Supplied records -
* * * * *

template <int SMAX, bool QUAD>
__global__ void __launch_bounds__(SGR_GB_THREADS)
sgr_row_sum_kernel(int P, int S, const int* __restrict__ radii, SgrGeomView gv, const float* __restrict__ partials,
                   int row_stride, const uint8_t* __restrict__ touched, float* __restrict__ dL_dmean2D,
                   float* __restrict__ dL_dopacity, float* __restrict__ dL_dcolor, float* __restrict__ dL_dsemantic,
                   float4* __restrict__ cd, SgrStatSink sink, float kx, float ky, int exact, uint32_t row_limit,
                   float* __restrict__ masked_out) {
    constexpr int NV = (SGR_ROW_BASE_N + SMAX + 3) / 4;
    const int gtid = blockIdx.x * SGR_GB_THREADS + threadIdx.x;
    const int idx = gtid / SGR_RS_LANES, q = gtid % SGR_RS_LANES;
    float acc[4 * NV];
#pragma unroll
    for (int k = 0; k < 4 * NV; k++) acc[k] = 0.f;
    const bool live = idx < P;
    uint32_t n = live ? gv.aux[idx].x : 0u;
    const uint32_t u0 = live ? gv.u0[idx] : 0u;
    n = min(n, row_limit - min(u0, row_limit));
    if (n && QUAD) {
        const uint8_t* flag = touched + u0;
        const float* rows = partials + (size_t)u0 * 4u * row_stride;
        for (uint32_t i = (uint32_t)q; i < n; i += SGR_RS_LANES) {
            const uint32_t h = flag[i];
            const float4* r = reinterpret_cast<const float4*>(rows + (size_t)i * 4u * row_stride);
            float4 t[4][NV];
#pragma unroll
            for (int b = 0; b < 4; b++)
                if ((h >> b) & 1u) {
#pragma unroll
                    for (int k4 = 0; k4 < NV; k4++) t[b][k4] = r[b * (row_stride / 4) + k4];
                }
#pragma unroll
            for (int b = 0; b < 4; b++)
                if ((h >> b) & 1u) {
#pragma unroll
                    for (int k4 = 0; k4 < NV; k4++) {
                        acc[4 * k4] += t[b][k4].x; acc[4 * k4 + 1] += t[b][k4].y; acc[4 * k4 + 2] += t[b][k4].z; acc[4 * k4 + 3] += t[b][k4].w;
                    }
                }
        }
    } else if (n) {
        const uint8_t* flag = touched + u0;
        const float* rows = partials + (size_t)u0 * row_stride;
        auto add_row = [&](const float4 (&t)[NV]) __attribute__((always_inline)) {
#pragma unroll
            for (int k4 = 0; k4 < NV; k4++) {
                acc[4 * k4] += t[k4].x; acc[4 * k4 + 1] += t[k4].y; acc[4 * k4 + 2] += t[k4].z; acc[4 * k4 + 3] += t[k4].w;
            }
        };
        uint32_t i = (uint32_t)q;
        for (; i + SGR_RS_LANES < n; i += 2 * SGR_RS_LANES) {
            const uint8_t f0 = flag[i], f1 = flag[i + SGR_RS_LANES];
            float4 t0[NV], t1[NV];
            if (f0) { const float4* r = reinterpret_cast<const float4*>(rows + (size_t)i * row_stride);
#pragma unroll
                for (int k4 = 0; k4 < NV; k4++) t0[k4] = r[k4]; }
            if (f1) { const float4* r = reinterpret_cast<const float4*>(rows + (size_t)(i + SGR_RS_LANES) * row_stride);
#pragma unroll
                for (int k4 = 0; k4 < NV; k4++) t1[k4] = r[k4]; }
            if (f0) add_row(t0);
            if (f1) add_row(t1);
        }
        if (i < n && flag[i]) {
            const float4* r = reinterpret_cast<const float4*>(rows + (size_t)i * row_stride);
            float4 t[NV];
#pragma unroll
            for (int k4 = 0; k4 < NV; k4++) t[k4] = r[k4];
            add_row(t);
        }
    }
#pragma unroll
    for (int k = 0; k < 4 * NV; k++) {
        acc[k] += __builtin_bit_cast(float, __builtin_amdgcn_update_dpp(0, __builtin_bit_cast(int, acc[k]), 0xB1, 0xF, 0xF, false));
        acc[k] += __builtin_bit_cast(float, __builtin_amdgcn_update_dpp(0, __builtin_bit_cast(int, acc[k]), 0x4E, 0xF, 0xF, false));
        if (SGR_RS_LANES == 8)
            acc[k] += __builtin_bit_cast(float, __builtin_amdgcn_update_dpp(0, __builtin_bit_cast(int, acc[k]), 0x141, 0xF, 0xF, false));
    }
    if (QUAD && n) {
#pragma clang fp contract(off)
        const float4 c1 = gv.rec[4 * (size_t)idx + 1], c3 = gv.rec[4 * (size_t)idx + 3];
        const float qx = exact ? -0.5f * c1.x : c3.x, qy = exact ? -c1.y : c3.z, qz = exact ? -0.5f * c1.z : c3.w;
        const float qw = c1.w, hq = -0.5f * c1.w;
        const float sgx = acc[0], sgy = acc[1];
        acc[0] = qw * kx * fmaf(qx + qx, sgx, qy * sgy);
        acc[1] = qw * ky * fmaf(qz + qz, sgy, qy * sgx);
        acc[2] = qw * acc[2];
        acc[3] = hq * acc[3];
        acc[4] = hq * acc[4];
        acc[5] = hq * acc[5];
    }
    if (!live) return;
    if (q == 0) {
        dL_dmean2D[3 * idx + 0] = acc[0];
        dL_dmean2D[3 * idx + 1] = acc[1];
        dL_dmean2D[3 * idx + 2] = acc[2];
        const int r = radii[idx];
        if (sink.accum != nullptr && r > 0) {
#pragma clang fp contract(off)
            long row = idx;
            if (sink.nseg > 0) {
                int lo = 0, hi = sink.nseg - 1;
                while (lo < hi) {
                    const int mid = (lo + hi + 1) >> 1;
                    if (sink.start[mid] <= idx) lo = mid; else hi = mid - 1;
                }
                row = (idx >= sink.start[lo] && idx < sink.start[lo] + sink.count[lo]) ? (long)idx + sink.shift[lo] : -1;
            }
            if (row >= 0) {
                sink.accum[2 * (size_t)row] += sqrtf(acc[0] * acc[0] + acc[1] * acc[1]);
                sink.accum[2 * (size_t)row + 1] += fabsf(acc[2]);
                sink.denom[row] += 1.0f;
                sink.max_radii[row] = fmaxf(sink.max_radii[row], (float)r);
            }
        }
    } else if (q == 1) {
        dL_dopacity[idx] = acc[6];
        dL_dcolor[3 * idx + 0] = acc[7];
        dL_dcolor[3 * idx + 1] = acc[8];
        dL_dcolor[3 * idx + 2] = acc[9];
        if (masked_out != nullptr) {
            const uint32_t cl = n ? gv.clamped[idx] : 0u;
            masked_out[3 * idx + 0] = (cl & 1u) ? 0.f : acc[7];
            masked_out[3 * idx + 1] = (cl & 2u) ? 0.f : acc[8];
            masked_out[3 * idx + 2] = (cl & 4u) ? 0.f : acc[9];
        }
    } else if (q == 2) {
        cd[idx] = make_float4(acc[3], acc[4], acc[5], acc[10]);
    }
    if (SMAX > 0) {
#pragma unroll
        for (int ch = 0; ch < SMAX; ch++)
            if (ch < S && (ch & 3) == (q & 3) && q < 4) dL_dsemantic[(size_t)idx * S + ch] = acc[SGR_ROW_BASE_N + ch];
    }
}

* * * * *

Assignment -
Retype the entries precisely as they stand.

Response -
template <int SMAX, bool QUAD>
__global__ void __launch_bounds__(SGR_GB_THREADS)
sgr_row_sum_kernel(int P, int S, const int* __restrict__ radii, SgrGeomView gv, const float* __restrict__ partials,
                   int row_stride, const uint8_t* __restrict__ touched, float* __restrict__ dL_dmean2D,
                   float* __restrict__ dL_dopacity, float* __restrict__ dL_dcolor, float* __restrict__ dL_dsemantic,
                   float4* __restrict__ cd, SgrStatSink sink, float kx, float ky, int exact, uint32_t row_limit,
                   float* __restrict__ masked_out) {
    constexpr int NV = (SGR_ROW_BASE_N + SMAX + 3) / 4;
    const int gtid = blockIdx.x * SGR_GB_THREADS + threadIdx.x;
    const int idx = gtid / SGR_RS_LANES, q = gtid % SGR_RS_LANES;
    float acc[4 * NV];
#pragma unroll
    for (int k = 0; k < 4 * NV; k++) acc[k] = 0.f;
    const bool live = idx < P;
    uint32_t n = live ? gv.aux[idx].x : 0u;
    const uint32_t u0 = live ? gv.u0[idx] : 0u;
    n = min(n, row_limit - min(u0, row_limit));
    if (n && QUAD) {
        const uint8_t* flag = touched + u0;
        const float* rows = partials + (size_t)u0 * 4u * row_stride;
        for (uint32_t i = (uint32_t)q; i < n; i += SGR_RS_LANES) {
            const uint32_t h = flag[i];
            const float4* r = reinterpret_cast<const float4*>(rows + (size_t)i * 4u * row_stride);
            float4 t[4][NV];
#pragma unroll
            for (int b = 0; b < 4; b++)
                if ((h >> b) & 1u) {
#pragma unroll
                    for (int k4 = 0; k4 < NV; k4++) t[b][k4] = r[b * (row_stride / 4) + k4];
                }
#pragma unroll
            for (int b = 0; b < 4; b++)
                if ((h >> b) & 1u) {
#pragma unroll
                    for (int k4 = 0; k4 < NV; k4++) {
                        acc[4 * k4] += t[b][k4].x; acc[4 * k4 + 1] += t[b][k4].y; acc[4 * k4 + 2] += t[b][k4].z; acc[4 * k4 + 3] += t[b][k4].w;
                    }
                }
        }
    } else if (n) {
        const uint8_t* flag = touched + u0;
        const float* rows = partials + (size_t)u0 * row_stride;
        auto add_row = [&](const float4 (&t)[NV]) __attribute__((always_inline)) {
#pragma unroll
            for (int k4 = 0; k4 < NV; k4++) {
                acc[4 * k4] += t[k4].x; acc[4 * k4 + 1] += t[k4].y; acc[4 * k4 + 2] += t[k4].z; acc[4 * k4 + 3] += t[k4].w;
            }
        };
        uint32_t i = (uint32_t)q;
        for (; i + SGR_RS_LANES < n; i += 2 * SGR_RS_LANES) {
            const uint8_t f0 = flag[i], f1 = flag[i + SGR_RS_LANES];
            float4 t0[NV], t1[NV];
            if (f0) { const float4* r = reinterpret_cast<const float4*>(rows + (size_t)i * row_stride);
#pragma unroll
                for (int k4 = 0; k4 < NV; k4++) t0[k4] = r[k4]; }
            if (f1) { const float4* r = reinterpret_cast<const float4*>(rows + (size_t)(i + SGR_RS_LANES) * row_stride);
#pragma unroll
                for (int k4 = 0; k4 < NV; k4++) t1[k4] = r[k4]; }
            if (f0) add_row(t0);
            if (f1) add_row(t1);
        }
        if (i < n && flag[i]) {
            const float4* r = reinterpret_cast<const float4*>(rows + (size_t)i * row_stride);
            float4 t[NV];
#pragma unroll
            for (int k4 = 0; k4 < NV; k4++) t[k4] = r[k4];
            add_row(t);
        }
    }
#pragma unroll
    for (int k = 0; k < 4 * NV; k++) {
        acc[k] += __builtin_bit_cast(float, __builtin_amdgcn_update_dpp(0, __builtin_bit_cast(int, acc[k]), 0xB1, 0xF, 0xF, false));
        acc[k] += __builtin_bit_cast(float, __builtin_amdgcn_update_dpp(0, __builtin_bit_cast(int, acc[k]), 0x4E, 0xF, 0xF, false));
        if (SGR_RS_LANES == 8)
            acc[k] += __builtin_bit_cast(float, __builtin_amdgcn_update_dpp(0, __builtin_bit_cast(int, acc[k]), 0x141, 0xF, 0xF, false));
    }
    if (QUAD && n) {
#pragma clang fp contract(off)
        const float4 c1 = gv.rec[4 * (size_t)idx + 1], c3 = gv.rec[4 * (size_t)idx + 3];
        const float qx = exact ? -0.5f * c1.x : c3.x, qy = exact ? -c1.y : c3.z, qz = exact ? -0.5f * c1.z : c3.w;
        const float qw = c1.w, hq = -0.5f * c1.w;
        const float sgx = acc[0], sgy = acc[1];
        acc[0] = qw * kx * fmaf(qx + qx, sgx, qy * sgy);
        acc[1] = qw * ky * fmaf(qz + qz, sgy, qy * sgx);
        acc[2] = qw * acc[2];
        acc[3] = hq * acc[3];
        acc[4] = hq * acc[4];
        acc[5] = hq * acc[5];
    }
    if (!live) return;
    if (q == 0) {
        dL_dmean2D[3 * idx + 0] = acc[0];
        dL_dmean2D[3 * idx + 1] = acc[1];
        dL_dmean2D[3 * idx + 2] = acc[2];
        const int r = radii[idx];
        if (sink.accum != nullptr && r > 0) {
#pragma clang fp contract(off)
            long row = idx;
            if (sink.nseg > 0) {
                int lo = 0, hi = sink.nseg - 1;
                while (lo < hi) {
                    const int mid = (lo + hi + 1) >> 1;
                    if (sink.start[mid] <= idx) lo = mid; else hi = mid - 1;
                }
                row = (idx >= sink.start[lo] && idx < sink.start[lo] + sink.count[lo]) ? (long)idx + sink.shift[lo] : -1;
            }
            if (row >= 0) {
                sink.accum[2 * (size_t)row] += sqrtf(acc[0] * acc[0] + acc[1] * acc[1]);
                sink.accum[2 * (size_t)row + 1] += fabsf(acc[2]);
                sink.denom[row] += 1.0f;
                sink.max_radii[row] = fmaxf(sink.max_radii[row], (float)r);
            }
        }
    } else if (q == 1) {
        dL_dopacity[idx] = acc[6];
        dL_dcolor[3 * idx + 0] = acc[7];
        dL_dcolor[3 * idx + 1] = acc[8];
        dL_dcolor[3 * idx + 2] = acc[9];
        if (masked_out != nullptr) {
            const uint32_t cl = n ? gv.clamped[idx] : 0u;
            masked_out[3 * idx + 0] = (cl & 1u) ? 0.f : acc[7];
            masked_out[3 * idx + 1] = (cl & 2u) ? 0.f : acc[8];
            masked_out[3 * idx + 2] = (cl & 4u) ? 0.f : acc[9];
        }
    } else if (q == 2) {
        cd[idx] = make_float4(acc[3], acc[4], acc[5], acc[10]);
    }
    if (SMAX > 0) {
#pragma unroll
        for (int ch = 0; ch < SMAX; ch++)
            if (ch < S && (ch & 3) == (q & 3) && q < 4) dL_dsemantic[(size_t)idx * S + ch] = acc[SGR_ROW_BASE_N + ch];
    }
}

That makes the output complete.